QUESTION 4. (20 points)

On March 2, 2003, Farlow Industries purchased a fleet of automobiles at a cost of $360,000. The cars are to be depreciated by the straight-line method over five years with no salvage value. Farlow uses the half-year convention to compute depreciation for fractional periods.

Prepare a complete depreciation schedule, beginning with calendar year 2003.

 

QUESTION 5. (20 points)

When MAJOR, INC. Corporation was incorporated in 2004, authorization was obtained to issue 100,000 shares of $2 par value common stock and 5,000 shares of 12% cumulative preferred stock. The preferred stock has a par value of $100. In January 2004, all the preferred stock was issued at par and 20,000 shares of the common stock were sold $9 per share. At the beginning of 2005, the company reacquired 1,000 shares of common stock by paying $15,000.

During the first two years of operations (2004 through 2005) the corporation earned a total of $800,000 and paid dividends of $0,50 per share each year on the common stock.

Prepare the stockholdersequity section of the balance sheet at December 31, 2005. Include a supporting schedule showing your computation of retained earnings at the balance sheet date.

 

QUESTION 6. (20 points)

On October 1, 2005, Sallie Company purchased a building from Nixa Corporation by paying $30,000 cash and issuing a one-year note payable for the balance of the purchase price.  Interest on the note is stated at an annual rate of 12% and is paid at maturity.  In its December 31, 2005, balance sheet, Sallie correctly presented the note and interest payable as follows:

Interest Payable .......................................    $15,000

Notes Payable %12, Due Oct. 1, 2006 ......... $ 500,000    

 

a. How much must Sallie pay Nixa Corporation on October 1, 2006, when the note matures?

b. What is the amount of the interest expense Sallie will recognize on this note in 2006?

c. What is the total cost of the building purchased by Sallie?

d. What is the adjusting entry at December 31, 2005, with respect to this note?

 

QUESTION 7. (20 points)

On December 1, 2005, Newton Corporation incurs a 15-year $300,000 mortgage liability in conjunction with the acquisition of an office building. This mortgage is payable in monthly installments of $3,600, which include interest computed at the rate of 12% per year.  The first monthly payment is made on December 31, 2005.

a. Compute the total amount to be paid by Newton over the 15-year life of the mortgage.

b. How much of the first payment made on December 31, 2005, represents interest expense?

c. How much is the total liability related to this mortgage reported in Newton's balance sheet at December 31, 2005?

d. Over the 15-year life of the mortgage, How much is the total amount Newton will pay for interest charges?

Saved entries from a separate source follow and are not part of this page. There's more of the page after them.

       if (U > 3 && t + 3 < t_end) run_tile(t + 3, integral_constant<int, 3 % U>{}, nn_c);
     }
   };
-  if (fq_nonneg(q) && fqx.ok) run_all(std::true_type{});
-  else run_all(std::false_type{});
+  auto run_front = [&](auto nn_c) __attribute__((always_inline)) {
+    constexpr bool NN = decltype(nn_c)::value;
+    constexpr int FE = FRONT ? FEPI : kEpiRuntime;
+    const int Q = fa.Q, W = fa.W, H = fa.H, NP = fa.R * fa.W;
+    const int seg = lane / Q, pos = lane - seg * Q;
+    const bool first = pos == 0, last = pos == Q - 1;
+    const bool has_fb = fa.bias != nullptr, has_fbn = fa.bn_scale != nullptr;
+    QParams qc = q;
+    if (NN && FE != kEpiRuntime) qc.hi = FE == kEpiBnRelu6 ? fminf(q.hi, 6.0f) : q.hi;
+    const unsigned* xc32 = reinterpret_cast<const unsigned*>(fa.codes);
+    const int z4 = stored_zero4(ubias);
+    const v4i zero_frag = (v4i){z4, z4, z4, z4};
+    auto deq = [&](unsigned wd, int b) __attribute__((always_inline)) {
+      const int code = FSIGNED ? (int)(int8_t)(wd >> (8 * b)) : (int)((wd >> (8 * b)) & 255u);
+      return (float)code * fscale;
+    };
+    for (int64_t bt = t_begin; bt < t_end; ++bt) {
+      const unsigned smp = (unsigned)(bt / fa.bands);
+      const int r0 = (int)(bt - (int64_t)smp * fa.bands) * fa.R;
+      const int Rb = H - r0 < fa.R ? H - r0 : fa.R;
+      if (smp != cur) {
+        flush(cur);
+        cur = smp;
+      }
+      for (int c0 = 0; c0 < g.Cin; c0 += 4 * fa.segs) {
+        const int c = c0 + wave * fa.segs + seg;
+        const bool c_ok = seg < fa.segs && c < g.Cin;
+        const int cc = c_ok ? c : 0;
+        const float* kc = dwk + cc * 12;
+        const float w00 = kc[0], w01 = kc[1], w02 = kc[2], w10 = kc[3], w11 = kc[4], w12 = kc[5], w20 = kc[6], w21 = kc[7],
+                    w22 = kc[8], bch = kc[9], bsc = kc[10], bsh = kc[11];
+        const unsigned* src = xc32 + ((int64_t)(smp * (unsigned)g.Cin + (unsigned)cc) * H) * Q + pos;
+        unsigned raw_c[kFrontRows + 2];
+#pragma unroll
+        for (int k = 0; k < kFrontRows + 2; ++k) {
+          const int t = r0 - 1 + k, tc = t < 0 ? 0 : (t > H - 1 ? H - 1 : t);
+          raw_c[k] = src[tc * Q] & ((t >= 0 && t < H) ? 0xFFFFFFFFu : 0u);
+        }
+        auto zcode = [&](float acc) __attribute__((always_inline)) {
+          if constexpr (NN) {
+            const float v = FE == kEpiRuntime ? dw_finish<kEpiRuntime>(acc, has_fb, bch, has_fbn, bsc, bsh, fa.act)
+                                              : dw_finish<FE, false>(acc, false, 0.0f, true, bsc, bsh, 0);
+            int r;
+            const float Qv = fast_quot(fq_clip(v, qc), fqx);
+            asm("v_cvt_rpi_i32_f32 %0, %1" : "=v"(r) : "v"(Qv));
+            return (unsigned)r ^ (nn_xor & 255u);
+          } else {
+            const float v = dw_finish<FE>(acc, has_fb, bch, has_fbn, bsc, bsh, fa.act);
+            return (unsigned)(fq_code_int(v, q) + ubias) ^ 0x80u;
+          }
+        };
+        float a[6] = {0.f, 0.f, 0.f, 0.f, 0.f, 0.f}, b[6] = {0.f, 0.f, 0.f, 0.f, 0.f, 0.f};
+#pragma unroll
+        for (int k = 0; k < kFrontRows + 2; ++k) {
+          if (k <= Rb + 1) {
+            float cv[6];
+#pragma unroll
+            for (int j = 0; j < 4; ++j) cv[j + 1] = deq(raw_c[k], j);
+            const float lp = lane_prev(cv[4]), ln = lane_next(cv[1]);
+            cv[0] = first ? 0.0f : lp;
+            cv[5] = last ? 0.0f : ln;
+            if (k >= 2) {
+              unsigned char* dst = zbuf + ((size_t)((cc >> 4) * NP + (k - 2) * W + 4 * pos) * 16 + (cc & 15));
+#pragma unroll
+              for (int j = 0; j < 4; ++j) {
+                const unsigned code = zcode(dw_taps(w00, w01, w02, w10, w11, w12, w20, w21, w22, a[j], a[j + 1], a[j + 2], b[j],
+                                                    b[j + 1], b[j + 2], cv[j], cv[j + 1], cv[j + 2]));
+                if (c_ok) dst[16 * j] = (unsigned char)code;
+              }
+            }
+#pragma unroll
+            for (int j = 0; j < 6; ++j) {
+              a[j] = b[j];
+              b[j] = cv[j];
+            }
+          }
+        }
+      }
+      __syncthreads();
+      const int npix = Rb * W, ntile = (npix + 31) >> 5;
+      for (int tl = wave; tl < ntile; tl += 4) {
+        int pp = tl * 32 + pl;
+        pp = pp < npix ? pp : npix - 1;
+        v4i f = *reinterpret_cast<const v4i*>(zbuf + ((size_t)(h * NP + pp) << 4));
+        if (g.Cin <= 16 && h == 1) f = zero_frag;
+        if (wr_codes) buf_st_v4i(rcodes, ((smp * 2u + (unsigned)h) * HW + (unsigned)(r0 * W + pp)) * 16u, f);
+        afrag[0] = f;
+        const int valid = npix - tl * 32;
+        reduce_tile(0, valid < 32 ? valid : 32);
+      }
+      __syncthreads();
+    }
+  };
+  if constexpr (FRONT) {
+    if (fq_nonneg(q) && fqx.ok) run_front(std::true_type{});
+    else run_front(std::false_type{});
+  } else {
+    if (fq_nonneg(q) && fqx.ok) run_all(std::true_type{});
+    else run_all(std::false_type{});
+  }
   if (t_begin < t_end) flush(cur);
   __syncthreads();
   if (threadIdx.x < kSlots && k_stat[threadIdx.x] != 0u && s_base + threadIdx.x < cols / HW)
@@ -694,20 +822,46 @@
   return lds <= 120 * 1024 && n * cin * hw * 4 < (1ll << 32);
 }
 
+static int pw_front_rows(int64_t h, int64_t w) {
+  int r = (int)(32768 / (32 * w));
+  r = r > kFrontRows ? kFrontRows : r;
+  r = r > h ? (int)h : r;
+  for (int k = r; k >= 1 && 2 * k > r; --k)
+    if ((k * w) % 32 == 0) return k;
+  return r;
+}
+
+bool pw_stat_front_shape_ok(int64_t n, int64_t cin, int64_t cout, int64_t h, int64_t w) {
+  if (h < 1 || w < 4 || w % 4 != 0 || w / 4 > 64 || !(cin == 16 || cin == 32) || !pw_stat_shape_ok(n, cin, cout, h * w)) return false;
+  return pw_front_rows(h, w) >= 1 && n * cin * ((w / 4 + 61) / 62) < (1ll << 31) - 1024;
+}
+
 int pw_stat_launch(const PwCall& c) {
   const int kt = (int)((c.cin + 31) / 32), ct = (int)((c.cout + 31) / 32);
-  const size_t lds = (size_t)ct * kt * 1024 + 5 * (size_t)ct * 32 * 4 + 4 * (size_t)ct * 128 * 4;
+  size_t lds = (size_t)ct * kt * 1024 + 5 * (size_t)ct * 32 * 4 + 4 * (size_t)ct * 128 * 4;
+  PwFrontArgs fa = {};
+  if (c.front != nullptr) {
+    const PwFront& f = *c.front;
+    fa.codes = static_cast<const int8_t*>(f.codes);
+    fa.w = f.w; fa.bias = f.bias; fa.bn_scale = f.bn_scale; fa.bn_shift = f.bn_shift;
+    fa.in_stat = f.in_stat; fa.in_thr = f.in_thr; fa.levels = f.levels; fa.act = f.act;
+    fa.H = (int)f.h; fa.W = (int)f.wdt; fa.Q = fa.W / 4; fa.segs = 64 / fa.Q;
+    fa.R = pw_front_rows(f.h, f.wdt);
+    fa.bands = (fa.H + fa.R - 1) / fa.R;
+    lds += (size_t)c.cin * 12 * 4 + (size_t)32 * fa.R * fa.W;
+  }
   PwStatGeom g;
   g.Cin = (int)c.cin; g.KTS = (int)(c.cin_pad / 32); g.Cout = (int)c.cout; g.CT = ct; g.HW = (int)c.hw;
   g.cols = c.n * c.hw; g.tiles = (g.cols + 31) / 32; g.zoff = c.zoff;
   g.hw = fast_div_for((unsigned)c.hw);
   if (int rc = pw_zero_stat(c)) return rc;
   int per_cu = (int)((160 * 1024) / (lds + 1024));
-  per_cu = per_cu > 3 ? 3 : per_cu;
+  const int wg_cap = c.front != nullptr ? 4 : 3;
+  per_cu = per_cu > wg_cap ? wg_cap : per_cu;
   static const int wg_env = env_int("FQ_PWSTAT_WG_PER_CU", 0);
   if (wg_env > 0) per_cu = wg_env;
   int64_t grid = (int64_t)num_cu() * per_cu;
-  const int64_t need = (g.tiles + 3) / 4;
+  const int64_t need = c.front != nullptr ? c.n * fa.bands : (g.tiles + 3) / 4;
   if (grid > need) grid = need;
   static const int table_env = env_int("FQ_PWSTAT_TABLE", -1);
   g.table = table_env >= 0 ? table_env : (g.tiles < grid * 4 * 10 ? 1 : 0);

e. How much is the portion of the second monthly payment made on January 31, 2006, which represents repayment of principal?

 

QUESTION 8. (20 points)

Indicate how each of the following events should be classified in a statement of cash flows for the current calendar year.  Assume this company uses the direct method. 

Use the following code: O = operating activities, I = investing activities, and F = financing activities.

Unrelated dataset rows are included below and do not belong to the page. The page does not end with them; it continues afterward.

@@ -273,18 +287,24 @@
   if constexpr (THIN) {
     if (abl & 1) return;
     if (gw == TR_NW - 1) dw_thin<TR_SA, TR_SB>(Ast, Bst, id, acc[0], acc[1]);
-    else dw_gemm<3, TR_SA, TR_SB, true>(Ast, Bst, 16 * gw, 0, id, *reinterpret_cast<f4(*)[3]>(&acc[0]));
+    else dw_gemm<3, TR_SA, TR_SB, true, true>(Ast, Bst, 16 * gw, 0, id, *reinterpret_cast<f4(*)[3]>(&acc[0]));
   } else {
     dw_gemm<4, TR_SA, TR_SB, true>(Ast, Bst, 16 * gw, 0, id, acc, 4, abl, nullptr);
   }
 }
 
+template <bool AF>
 __device__ __forceinline__ void load_D(const float* __restrict__ st, int SA, int row, const LaneId& id,
                                        f4 (&v)[NSF_HT]) {
 #pragma unroll
-  for (int mt = 0; mt < NSF_HT; ++mt)
-#pragma unroll
-    for (int r = 0; r < 4; ++r) v[mt][r] = st[row * SA + 16 * mt + 4 * r + id.g];
+  for (int mt = 0; mt < NSF_HT; ++mt) {
+    if constexpr (AF) {
+      v[mt] = *(const f4*)(st + row * SA + 16 * mt + 4 * id.g);
+    } else {
+#pragma unroll
+      for (int r = 0; r < 4; ++r) v[mt][r] = st[row * SA + 16 * mt + 4 * r + id.g];
+    }
+  }
 }
 
 __device__ __forceinline__ void grad_wave_sync(int* cnt, int target, int lane) {
@@ -600,33 +620,22 @@
   else wft_chunk_ldk<PT, 0>(lds, LF, pl, S, id, Arow, SA, d0, gh);
 }
 
+__device__ __forceinline__ void write_entry(float* __restrict__ part, const LinDesc& L, int out, int in, float v) {
+  const unsigned o = in < L.in ? (unsigned)(L.g_w + out * L.in + in) : (unsigned)(L.g_b + out);
+  if (out < L.out && in <= L.in) part[o] = v;
+}
 __device__ __forceinline__ void write_tile(float* __restrict__ part, const LinDesc& L, int out0, int nt,
                                            const LaneId& id, const f4& acc) {
 #pragma unroll
-  for (int r = 0; r < 4; ++r) {
-    const int out = out0 + 4 * id.g + r;
-    const int in = 16 * nt + id.j;
-    if (out < L.out) {
-      if (in < L.in) part[L.g_w + out * L.in + in] = acc[r];
-      else if (in == L.in) part[L.g_b + out] = acc[r];
-    }
-  }
+  for (int r = 0; r < 4; ++r) write_entry(part, L, out0 + 4 * id.g + r, 16 * nt + id.j, acc[r]);
 }
 __device__ __forceinline__ void write_thin(float* __restrict__ part, const LinDesc& L, const LaneId& id, const f4& accM,
                                            const f4& accN) {
   const int l = id.lane;
 #pragma unroll
   for (int m = 0; m < 4; ++m) {
-    const int outM = TR_THIN_C0 + m, inM = l;
-    if (outM < L.out) {
-      if (inM < L.in) part[L.g_w + outM * L.in + inM] = accM[m];
-      else if (inM == L.in) part[L.g_b + outM] = accM[m];
-    }
-    const int outN = 4 * (l >> 2) + m, inN = TR_THIN_C0 + (l & 3);
-    if (l < TR_THIN_C0 && outN < L.out) {
-      if (inN < L.in) part[L.g_w + outN * L.in + inN] = accN[m];
-      else if (inN == L.in) part[L.g_b + outN] = accN[m];
-    }
+    write_entry(part, L, TR_THIN_C0 + m, l, accM[m]);
+    write_entry(part, L, l < TR_THIN_C0 ? 4 * (l >> 2) + m : L.out, TR_THIN_C0 + (l & 3), accN[m]);
   }
 }
 __device__ __forceinline__ void write_bias(float* __restrict__ part, const LinDesc& L, int out0, const LaneId& id,
@@ -695,6 +704,7 @@
   const int reps = cm_reps(pl);
   const int D = pl.D, C = pl.C;
   constexpr int SA = TR_SA, SB = TR_SB;
+  constexpr bool AF = SP != 0;
   const int SS = tp.SS;
   float* Bt = lds + tp.o_B;
   float* Bs = lds + tp.o_Bs;
@@ -765,6 +775,7 @@
     for (int t = io.t_hi; t >= io.t_lo; --t) {
     BWD_T_VARS
     LaneId id = id0;
+    TR_MARK("row.transform");
     asm volatile("" : "+v"(id.lane), "+v"(id.j), "+v"(id.g), "+v"(id.iperm));
     float* __restrict__ gz_dn = io.gz[t & 1];
     if (t == io.t_hi || !multi) fetch_inputs(t, blockIdx.x, id);
@@ -783,6 +794,7 @@
         __syncthreads();
       }
       TS(0);
+      TR_MARK("row.prologue");
       float gzr[4];
       {
 #pragma unroll
@@ -843,6 +855,7 @@
       TS(1);
       __syncthreads();
       TS(2);
+      TR_MARK("row.spline");
 
       f4 bt1[NSF_HT], bt2[NSF_HT], bsg[NSF_HT];
       f4 hpre[cm ? 2 : 1][NSF_HT];
@@ -868,6 +881,7 @@
         TS(3 + c);
         __syncthreads();
       }
+      TR_MARK("row.gh_handover");
       if (TR_SPLINE_PRIO) __builtin_amdgcn_s_setprio(0);
       if (cm) {
         ast_load<KSH>(ast, reps > 0 ? reps - 1 : 0, hpre[0]);
@@ -904,9 +918,10 @@
         __syncthreads();
       }
       TS(9);
+      TR_MARK("row.blocks");
       const bool hsplit = TR_H_SPLIT && !cm && !ov;
       f4 gh[NSF_HT];
-      load_D(lds + o_AX, SA, trow, id, gh);
+      load_D<AF>(lds + o_AX, SA, trow, id, gh);
       wave_lds_fence();
       const bool want_gx = tp_.grad_x != nullptr;
       float* gx_row = want_gx ? tp_.grad_x + (valid ? row : 0) * C : nullptr;
@@ -923,7 +938,7 @@
           for (int mt = 0; mt < NSF_HT; ++mt)
 #pragma unroll
             for (int r = 0; r < 4; ++r) ga[mt][r] = hpre[1][mt][r] > 0.f ? gh[mt][r] : 0.f;
-          stage_D(lds + o_AY, SA, trow, id, ga, false);
+          stage_D<AF>(lds + o_AY, SA, trow, id, ga, false);
           stage_DB(Bt, SB, trow, id, hpre[0], true);
           if (!HB && id.g == 0) Bt[trow * SB + il_col(pl.H)] = 1.f;
           __syncthreads();
@@ -951,7 +966,7 @@
                 ga[mt][r] = gh[mt][r] * sgm;
                 gc[mt][r] = gh[mt][r] * bt2[mt][r] * sgm * (1.f - sgm);
               }
-            stage_D(lds + o_AX, SA, trow, id, gc, false);
+            stage_D<AF>(lds + o_AX, SA, trow, id, gc, false);
             if (want_gx)
               ctx_grad_update<KSH>(lds, S.lin[1 + 3 * b], id, gc, 0, C, xs, gx_row, valid, is_last && b == NB - 1);
             if (hsplit && b == NB - 1) {
@@ -959,7 +974,7 @@
               __syncthreads();
               TS(51);
             }
-            stage_D(lds + o_AY, SA, trow, id, ga, false);
+            stage_D<AF>(lds + o_AY, SA, trow, id, ga, false);
           }
           stage_DB(Bt, SB, trow, id, bt1, true);
           if (!HB && id.g == 0) Bt[trow * SB + il_col(pl.H)] = 1.f;
@@ -982,7 +997,7 @@
           TS(22 + 8 * b);
           __syncthreads();
           TS(23 + 8 * b);
-          stage_D(lds + o_AY, SA, trow, id, ga, false);
+          stage_D<AF>(lds + o_AY, SA, trow, id, ga, false);
           stage_DB(Bt, SB, trow, id, hpre[0], true);
           if (!HB && id.g == 0) Bt[trow * SB + il_col(pl.H)] = 1.f;
           __syncthreads();
@@ -999,7 +1014,8 @@
         }
       }
 
-      stage_D(lds + o_AX, SA, trow, id, gh, false);
+      stage_D<AF>(lds + o_AX, SA, trow, id, gh, false);
+      TR_MARK("row.initial_lu");
       TS(40);
       __syncthreads();
       TS(41);
@@ -1028,6 +1044,7 @@
       }
       TS(42);
       __syncthreads();
+      TR_MARK("row.gz_out");
       for (int d = id.g; d < D; d += 4) {
         if (valid) {
           const float g = gys[id.j * pl.ZW + d];
@@ -1037,6 +1054,7 @@
       }
       TS(43);
     }
+    TR_MARK("row.next_image");
     if (t > io.t_lo && !ov) stage_layer(lds, packed + (long long)(t - 1) * pl.img_floats, pl.lds_w_train_floats, tid, 64 * TR_NW);
     }
 
@@ -1083,6 +1101,7 @@
     BWD_T_VARS
     LaneId id = id0;
     asm volatile("" : "+v"(id.lane), "+v"(id.j), "+v"(id.g), "+v"(id.iperm));
+    TR_MARK("grad.transform");
     f4 acc0[NTW], accC[NB][NTW], acc1[NB][4], acc2[NB][4], accF[NCH][4], accLU[1];
     f4 acc1b[HB ? NB : 1], acc2b[HB ? NB : 1], accFb[HB ? NCH : 1];
   #pragma unroll
@@ -1119,6 +1138,7 @@
         __syncthreads();
       }
       TS(0);
+      TR_MARK("grad.prologue");
       stage_DB(Bt, SB, trow, id, hl, false);
       if (!HB && id.g == 0) Bt[trow * SB + il_col(pl.H)] = 1.f;
       if (use_pst) {
@@ -1131,6 +1151,7 @@
       TS(1);
       __syncthreads();
       TS(2);
+      TR_MARK("grad.chunks");
   #pragma unroll
       for (int k = 0; k <= NCH; ++k) {
         if (k <= nch) {
@@ -1139,7 +1160,7 @@
             const bool hsplit = TR_H_SPLIT && !cm && !ov;
             if (hsplit && k == nch) {
               if (!(NSF_ABL(2))) wft_chunk<PT>(ldsF, LF, pl, S, id, lds + oa + 16 * gw * SA, SA, (k - 1) * DCHB, gh);
-              stage_D(lds + o_AX, SA, trow, id, gh, false);
+              stage_D<AF>(lds + o_AX, SA, trow, id, gh, false);
               TS(9);
               __syncthreads();
             }
@@ -1171,7 +1192,8 @@
               final_layer_chunk_T<PT, KSH>(ldsF, lds + (((k + 1) & 1) ? tp.o_A1 : tp.o_A0) + 16 * gw * SA, pl, tp, S, id,
                                            hl, (k + 1) * DCHB);
           }
-          if (k == nch && !(TR_H_SPLIT && !cm && !ov)) stage_D(lds + o_AX, SA, trow, id, gh, false);
+          if (k == nch) TR_MARK("grad.gh_handover");
+          if (k == nch && !(TR_H_SPLIT && !cm && !ov)) stage_D<AF>(lds + o_AX, SA, trow, id, gh, false);
           TS(4 + 2 * k);
           __syncthreads();
           if (ov && k == nch) {
@@ -1180,11 +1202,12 @@
           }
         }
       }
+      TR_MARK("grad.blocks");
       if (cm) {
         for (int i = reps; i >= 1; --i) {
           if (i < reps) __syncthreads();
           __syncthreads();
-          dw_gemm<4, TR_SA, TR_SB, true>(lds + o_AY, Bt, 16 * gw, 0, id, acc1[0], 4, NSF_ABLV, HB ? &acc1b[0] : nullptr);
+          dw_gemm<4, TR_SA, TR_SB, true, AF>(lds + o_AY, Bt, 16 * gw, 0, id, acc1[0], 4, NSF_ABLV, HB ? &acc1b[0] : nullptr);
         }
       } else {
   #pragma unroll
@@ -1192,29 +1215,31 @@
           __syncthreads();
           TS(21 + 8 * b);
           if constexpr (SP != 0) dw_hidden<true>(lds + o_AY, Bt, gw, id, acc2[b], NSF_ABLV);
-          else dw_gemm<4, TR_SA, TR_SB, true>(lds + o_AY, Bt, 16 * gw, 0, id, acc2[b], 4, NSF_ABLV, HB ? &acc2b[b] : nullptr);
+          else dw_gemm<4, TR_SA, TR_SB, true, AF>(lds + o_AY, Bt, 16 * gw, 0, id, acc2[b], 4, NSF_ABLV, HB ? &acc2b[b] : nullptr);
           TS(22 + 8 * b);
           __syncthreads();
-          dw_gemm_rs<NTW, TR_SA>(lds + o_AX, Bs, SS, 16 * gw, S.d_id, id, accC[b], ntc, NSF_ABLV);
+          dw_gemm_rs<NTW, TR_SA, AF>(lds + o_AX, Bs, SS, 16 * gw, S.d_id, id, accC[b], ntc, NSF_ABLV);
           __syncthreads();
           TS(24 + 8 * b);
           if constexpr (SP != 0) dw_hidden<true>(lds + o_AY, Bt, gw, id, acc1[b], NSF_ABLV);
-          else dw_gemm<4, TR_SA, TR_SB, true>(lds + o_AY, Bt, 16 * gw, 0, id, acc1[b], 4, NSF_ABLV, HB ? &acc1b[b] : nullptr);
+          else dw_gemm<4, TR_SA, TR_SB, true, AF>(lds + o_AY, Bt, 16 * gw, 0, id, acc1[b], 4, NSF_ABLV, HB ? &acc1b[b] : nullptr);
           TS(25 + 8 * b);
           if (b > 0) __syncthreads();
         }
       }
       __syncthreads();
       TS(41);
+      TR_MARK("grad.initial_lu");
       fetch_hl(t_nxt, tile_nxt);
       if (use_pst) pq_load(t_nxt, tile_nxt, 0);
-      dw_gemm_rs<NTW, TR_SA>(lds + o_AX, Bs, SS, 16 * gw, 0, id, acc0, nt0, NSF_ABLV);
+      dw_gemm_rs<NTW, TR_SA, AF>(lds + o_AX, Bs, SS, 16 * gw, 0, id, acc0, nt0, NSF_ABLV);
       TS(42);
       __syncthreads();
       if (gw < 2 && !cm) dw_gemm<1, TR_SA, TR_SB, true>(lds + o_AY, Bt, 16 * gw, 16 * gw, id, accLU);
       TS(43);
     }
 
+    TR_MARK("grad.writeout");
     float* part = partial + ((long long)t * gridDim.x + blockIdx.x) * tp.PLP;
     const int out0 = 16 * gw;
   #pragma unroll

If the event does not involve a cash flow that should be included in the statement of cash flows, use an X.

____ (a) Declared a dividend to be paid early next year.

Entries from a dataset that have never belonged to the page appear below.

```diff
@@ -1321,13 +1328,14 @@
         ctx.save_for_backward(x, y, saved)
         ctx.packed = packed
         ctx.packed_gen = _param_generation(packed)
+        ctx.packed_version = _param_versions(packed)
         ctx.shapes = [tuple(p.shape) for p in params]
         return y
 
     @staticmethod
     def backward(ctx, dy):
         x, y, saved = ctx.saved_tensors
-        if _param_generation(ctx.packed) != ctx.packed_gen:
+        if _param_generation(ctx.packed) != ctx.packed_gen or _param_versions(ctx.packed) != ctx.packed_version:
             raise _lib.NcError('fused Unet_deconv: the parameters were updated between this forward and its backward')
         dy = dy.contiguous()
         N, _, S0, S1, S2 = x.shape
```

____ (b) Recorded depreciation expense for the current year.

____ (c) At year-end, paid rent in advance for the next six months.

____ (d) Issued capital stock for cash; management plans to use this cash to invest in marketable securities.

____ (e) Sold a parcel of unused land at a loss.

____ (f) Collected principal amount due on a note receivable.

____ (g) Used the cash received in d, above, to purchase marketable securities.

____ (h) Collected interest due on note receivable described in f, above.

____ (i) Made an adjusting entry to accrue interest payable at year-end.

____ (j)   Collected account receivable from a customer who made a large credit purchase in a prior period.